Reykholt, Ancient Stead of Snorri, Typical Icelandic Farm.

But he recovered his power and again won the confidence and esteem of nearly all of the people and in 1222 they again made him Speaker for the second time. It is quite probable that Snorri repented of his plan to betray Iceland to Norway and we know that his excuse was to save Iceland from immediate invasion. It is to be regretted that Icelanders did not fully understand his reason. Most of Snorri’s troubles came from feudal strife with his own relatives, especially his nephew, Sturla. At one time this ungrateful nephew appropriated all of his uncle’s estates in Borg and endeavored to make himself the mighty man of Iceland. We can not enter into the long conflict, how the people took sides with both parties, how a thousand armed men marched down on peaceful Borg, how Snorri in sorrow returned to Norway, tarried awhile and then came back to his home in Borg only to meet death in the cellar of his own house. It may all be read in the story written by his nephew, Sturla Thordson.

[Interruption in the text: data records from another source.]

__device__ bool adjust_extremum(const OctaveDesc& od, int nl, int o, int layer, int r, int c, float contr_thr,
                                float edge_thr, KpRec& kp) {
    const int w = od.w, h = od.h;
    const float img_scale = 1.0f / 255.0f, deriv_scale = img_scale * 0.5f, second_scale = img_scale,
                cross_scale = img_scale * 0.25f;
    float xi = 0, xr = 0, xc = 0;
    int i = 0;
    for (; i < kMaxInterp; ++i) {
        const int im = layer, pv = layer - 1, nx = layer + 1;
        const float dD0 = (AT(im, r, c + 1) - AT(im, r, c - 1)) * deriv_scale;
        const float dD1 = (AT(im, r + 1, c) - AT(im, r - 1, c)) * deriv_scale;
        const float dD2 = (AT(nx, r, c) - AT(pv, r, c)) * deriv_scale;
        const float v2 = AT(im, r, c) * 2.0f;
        const float dxx = (AT(im, r, c + 1) + AT(im, r, c - 1) - v2) * second_scale;
        const float dyy = (AT(im, r + 1, c) + AT(im, r - 1, c) - v2) * second_scale;
        const float dss = (AT(nx, r, c) + AT(pv, r, c) - v2) * second_scale;
        const float dxy = (AT(im, r + 1, c + 1) - AT(im, r + 1, c - 1) - AT(im, r - 1, c + 1) + AT(im, r - 1, c - 1)) * cross_scale;
        const float dxs = (AT(nx, r, c + 1) - AT(nx, r, c - 1) - AT(pv, r, c + 1) + AT(pv, r, c - 1)) * cross_scale;
        const float dys = (AT(nx, r + 1, c) - AT(nx, r - 1, c) - AT(pv, r + 1, c) + AT(pv, r - 1, c)) * cross_scale;
        float A[3][4] = {{dxx, dxy, dxs, dD0}, {dxy, dyy, dys, dD1}, {dxs, dys, dss, dD2}};
        bool singular = false;
#pragma unroll
        for (int col = 0; col < 3; ++col) {
            if (singular) break;
            int piv = col;
#pragma unroll
            for (int row = col + 1; row < 3; ++row)
                if (fabsf(A[row][col]) > fabsf(A[piv][col])) piv = row;
            if (fabsf(A[piv][col]) < kFltEps) {
                singular = true;
                break;
            }
            if (piv != col) {
#pragma unroll
                for (int e = 0; e < 4; ++e) {
                    const float t = A[piv][e];
                    A[piv][e] = A[col][e];
                    A[col][e] = t;
                }
            }
            const float d = -1.0f / A[col][col];
#pragma unroll
            for (int row = col + 1; row < 3; ++row) {
                const float alpha = A[row][col] * d;
#pragma unroll
                for (int e = col + 1; e < 4; ++e) A[row][e] = fmaf(alpha, A[col][e], A[row][e]);
            }
// ... 176 lines not shown
        for (int p = 0; p < ND; ++p) {
#pragma unroll
            for (int k = 0; k < 2; ++k) {
                wmax[p % 3][k] = fmaxf(fmaxf(hm[a][p][k], hm[b][p][k]), hm[c][p][k]);
                wmin[p % 3][k] = fminf(fminf(hn[a][p][k], hn[b][p][k]), hn[c][p][k]);
            }
            if (p < 2) continue;
            const int layer = p - 1;
#pragma unroll
            for (int k = 0; k < 2; ++k) {
                const float val = dc[b][layer - 1][k];
                const float mx = fmaxf(fmaxf(wmax[0][k], wmax[1][k]), wmax[2][k]);
                const float mn = fminf(fminf(wmin[0][k], wmin[1][k]), wmin[2][k]);
                const bool pass = (k ? ok1 : ok0) && fabsf(val) > thr && ((val > 0 && val >= mx) || (val < 0 && val <= mn));
                emit(pass, layer, r, c0 + k);
            }
        }
    };
    using I0 = std::integral_constant<int, 0>;
    using I1 = std::integral_constant<int, 1>;
    using I2 = std::integral_constant<int, 2>;
    fetch(I0{}, rc0 - 1);
    fetch(I1{}, rc0);
    fetch(I2{}, rc0 + 1);
    reduce_row(I0{});
    fetch(I0{}, rc0 + 2);
    reduce_row(I1{});
    fetch(I1{}, rc0 + 3);
    for (int r = rc0; r < rc1; r += 3) {
        reduce_row(I2{});
        fetch(I2{}, r + 4);
        test_row(I0{}, I1{}, I2{}, r);
        if (r + 1 >= rc1) break;
        reduce_row(I0{});
        fetch(I0{}, r + 5);
        test_row(I1{}, I2{}, I0{}, r + 1);
        if (r + 2 >= rc1) break;
        reduce_row(I1{});
        fetch(I1{}, r + 6);
        test_row(I2{}, I0{}, I1{}, r + 2);
    }
    if (qn == 0) return;
    const int n_loc = min(qn, kWCells);
    unsigned int base = 0;
    if (lane == 0) base = atomicAdd(count, (unsigned int)n_loc);
    base = __builtin_amdgcn_readfirstlane(base);
    __builtin_amdgcn_wave_barrier();
    for (int e = lane; e < n_loc; e += 64) {
        const unsigned int slot = base + e;
        if (slot < cap) cells[slot] = s_cells[wave][e];
    }
}

__global__ void refine_kernel(const PyrTable* __restrict__ pt, const unsigned long long* __restrict__ cells,
                              const unsigned int* __restrict__ n_cells, unsigned int cells_cap, float contr_thr,
                              float edge_thr, KpRec* __restrict__ recs, unsigned int* __restrict__ count,
                              unsigned int cap) {
    const unsigned int i = blockIdx.x * blockDim.x + threadIdx.x, view = blockIdx.y;
    const unsigned int n = min(n_cells[2 * view], cells_cap);
    if (i >= n) return;
    const unsigned long long key = cells[(size_t)view * cells_cap + i];
    const int o = key_octave(key), layer = (int)((key >> 32) & 0xff), r = (int)((key >> 16) & 0xffff),
              c = (int)(key & 0xffff);
    KpRec kp;
    if (!adjust_extremum(pt[view].oct[o], pt[view].nl, o, layer, r, c, contr_thr, edge_thr, kp)) return;
    kp.key |= (unsigned long long)view << kViewShift;
    const unsigned int slot = atomicAdd(count + 2 * view, 1u);
    if (slot < cap) recs[(size_t)view * cap + slot] = kp;
}

__device__ __forceinline__ float kp_scale(float sigma, int layer, float xi, int nl) {
    return sigma * my_exp2(((float)layer + xi) / (float)nl);
}

__global__ __launch_bounds__(256) void orient_kernel(const PyrTable* __restrict__ pt,
                                                     const KpRec* __restrict__ kps, unsigned int n,
                                                     unsigned int* __restrict__ ori_count,
                                                     float* __restrict__ ori_angle ,
                                                     unsigned char* __restrict__ ori_bin ) {
    __shared__ unsigned long long s_hist[4][kOriBins];
    __shared__ float s_h[4][kOriBins + 4];
    const int wv = threadIdx.x >> 6, lane = threadIdx.x & 63;
    const unsigned int ki = blockIdx.x * 4 + wv;
    const bool active = ki < n;
    if (lane < kOriBins) s_hist[wv][lane] = 0ull;
    __syncthreads();
    int o = 0, layer = 1, r0 = 0, c0 = 0, view = 0;
    float xi = 0;
    if (active) {
        const KpRec kp = kps[ki];
        view = key_view(kp.key);
        o = key_octave(kp.key);
        layer = (int)((kp.key >> 32) & 0xff);
        r0 = (int)((kp.key >> 16) & 0xffff);
        c0 = (int)(kp.key & 0xffff);
        xi = kp.xi;
    }
    pt += view;
    const OctaveDesc& od = pt->oct[o];
    const __attribute__((address_space(1))) float* g = (const __attribute__((address_space(1))) float*)od.G[layer];
    const int w = od.w, h = od.h;
    const float scl = kp_scale(pt->sigma, layer, xi, pt->nl);
    const int radius = (int)rintf(4.5f * scl);
    const float sig = 1.5f * scl;
    const float expf_scale = -1.0f / (2.0f * sig * sig);
    const int side = 2 * radius + 1;
    if (active) {
        for (int s = lane; s < side * side; s += 64) {
            const int i = s / side - radius, j = s % side - radius;
            const int y = r0 + i, x = c0 + j;
            if (y <= 0 || y >= h - 1 || x <= 0 || x >= w - 1) continue;
            const int ctr = y * w + x;
            const float dx = g[ctr + 1] - g[ctr - 1];
            const float dy = g[ctr - w] - g[ctr + w];
            const float wgt = my_exp((float)(i * i + j * j) * expf_scale);
            const float ori = fast_atan2_deg(dy, dx);
            const float mag = sqrtf(dx * dx + dy * dy);
            int bin = (int)rintf(((float)kOriBins / 360.0f) * ori);
            if (bin >= kOriBins) bin -= kOriBins;
            if (bin < 0) bin += kOriBins;
            const long long q = to_fix(wgt * mag);
            atomicAdd(&s_hist[wv][bin], (unsigned long long)q);
        }
    }
    __syncthreads();
    if (lane < kOriBins) s_h[wv][lane + 2] = (float)(long long)s_hist[wv][lane] * (1.0f / kFix);
    __syncthreads();
    if (lane < 2) {
        s_h[wv][lane] = s_h[wv][kOriBins + lane];
        s_h[wv][kOriBins + 2 + lane] = s_h[wv][2 + lane];
    }
    __syncthreads();
    float hv = 0.f;
    if (lane < kOriBins)
        hv = (s_h[wv][lane] + s_h[wv][lane + 4]) * (1.0f / 16.0f) + (s_h[wv][lane + 1] + s_h[wv][lane + 3]) * (4.0f / 16.0f) +
             s_h[wv][lane + 2] * (6.0f / 16.0f);
    __syncthreads();
    if (lane < kOriBins) s_h[wv][lane] = hv;
    __syncthreads();
    if (active) {
        float omax = lane < kOriBins ? s_h[wv][lane] : -INFINITY;
#pragma unroll
        for (int off = 32; off > 0; off >>= 1) omax = fmaxf(omax, __shfl_xor(omax, off));
        const float thr = omax * 0.8f;
        bool peak = false;
        float angle = 0.f;
        if (lane < kOriBins) {
            const int j = lane;
            const int l = j > 0 ? j - 1 : kOriBins - 1, r2 = j < kOriBins - 1 ? j + 1 : 0;
            const float hj = s_h[wv][j], hl = s_h[wv][l], hr = s_h[wv][r2];
            if (hj > hl && hj > hr && hj >= thr) {
                peak = true;
                float bin = (float)j + 0.5f * (hl - hr) / (hl - 2.0f * hj + hr);
                bin = bin < 0 ? (float)kOriBins + bin : (bin >= (float)kOriBins ? bin - (float)kOriBins : bin);
                angle = 360.0f - (360.0f / (float)kOriBins) * bin;
                if (fabsf(angle - 360.0f) < kFltEps) angle = 0.0f;
            }
        }
        const unsigned long long pm = __ballot(peak);
        if (peak) {
            const unsigned int cnt = (unsigned int)__popcll(pm & ((1ull << lane) - 1ull));
            ori_angle[(size_t)ki * kOriBins + cnt] = angle;
            ori_bin[(size_t)ki * kOriBins + cnt] = (unsigned char)lane;
        }
        if (lane == 0) ori_count[ki] = (unsigned int)__popcll(pm);
    }
}

struct OrientedKp {
    unsigned int kp;
    float angle;
};

__global__ void expand_oriented_kernel(const unsigned int* __restrict__ ori_count,
                                       const unsigned int* __restrict__ ori_pos,
                                       const float* __restrict__ ori_angle, unsigned int n,
                                       OrientedKp* __restrict__ out) {
    const unsigned int i = blockIdx.x * blockDim.x + threadIdx.x;
    if (i >= n) return;
    const unsigned int c = ori_count[i], p = ori_pos[i];
    for (unsigned int e = 0; e < c; ++e) {
        out[p + e].kp = i;
        out[p + e].angle = ori_angle[(size_t)i * kOriBins + e];
    }
}

__device__ __forceinline__ float octave_step(int o) { return ldexpf(1.0f, o) * 0.5f; }
__device__ __forceinline__ float sift_pt(int base, float offset) { return (float)base + offset; }
__device__ __forceinline__ double sift_loc(float pt, float step) { return (double)(pt * step) + 1.0; }

__global__ __launch_bounds__(256) void sift_contr_key_kernel(const KpRec* __restrict__ kps, const OrientedKp* __restrict__ oks,
                                                             unsigned int n, unsigned long long* __restrict__ keys,
                                                             unsigned int* __restrict__ vals) {
    const unsigned int i = blockIdx.x * 256 + threadIdx.x;
    if (i >= n) return;
    keys[i] = strength_key_f32(kps[oks[i].kp].contr);
    vals[i] = i;
}

__global__ __launch_bounds__(256) void sift_uniform_key_kernel(const KpRec* __restrict__ kps, const OrientedKp* __restrict__ oks,
                                                               unsigned int n, int H, int W, int rows, int cols,
                                                               unsigned long long* __restrict__ keys, unsigned int* __restrict__ vals) {
    const unsigned int i = blockIdx.x * 256 + threadIdx.x;
    if (i >= n) return;
    const KpRec kp = kps[oks[i].kp];
    const float step = octave_step(key_octave(kp.key));
    const double x = sift_loc(sift_pt((int)(kp.key & 0xffff), kp.xc), step), y = sift_loc(sift_pt((int)((kp.key >> 16) & 0xffff), kp.xr), step);
    const int px = min(max((int)floor(x) - 1, 0), W - 1), py = min(max((int)floor(y) - 1, 0), H - 1);
    keys[i] = (unsigned long long)uniform_cell(py, px, H, W, rows, cols) << kSegmentShift | strength_key_f32(kp.contr);
    vals[i] = i;
}

struct ViewDst {
    float* desc;
    double* loc;
    float* aux;
    unsigned int row0;
};
constexpr int kD = 4, kN = 8, kHistLen = (kD + 2) * (kD + 2) * (kN + 2);
constexpr int kDescQueue = 512;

Snorri was a man of peaceful disposition, avoiding arms when arbitration could be employed, a man of business but not a man of action as men were active in his day. He did not choose the turmoil of political strife into which he was drawn. It was love of wealth and vanity that led to his weakness at the court of Hakon and which was misunderstood in Iceland and which gave his enemies an opportunity. This was the one great mistake of his life and he endeavored to atone for the weakness, but his enemies, though they never knew the full story of this affair, never forgave him. He paid for his error by being hewn to pieces in the cellar of his home at Reykholt on September 22, 1241. The mound of the great house that was pulled down upon his remains has never been disturbed and the beautiful marguerites have bloomed above it for centuries.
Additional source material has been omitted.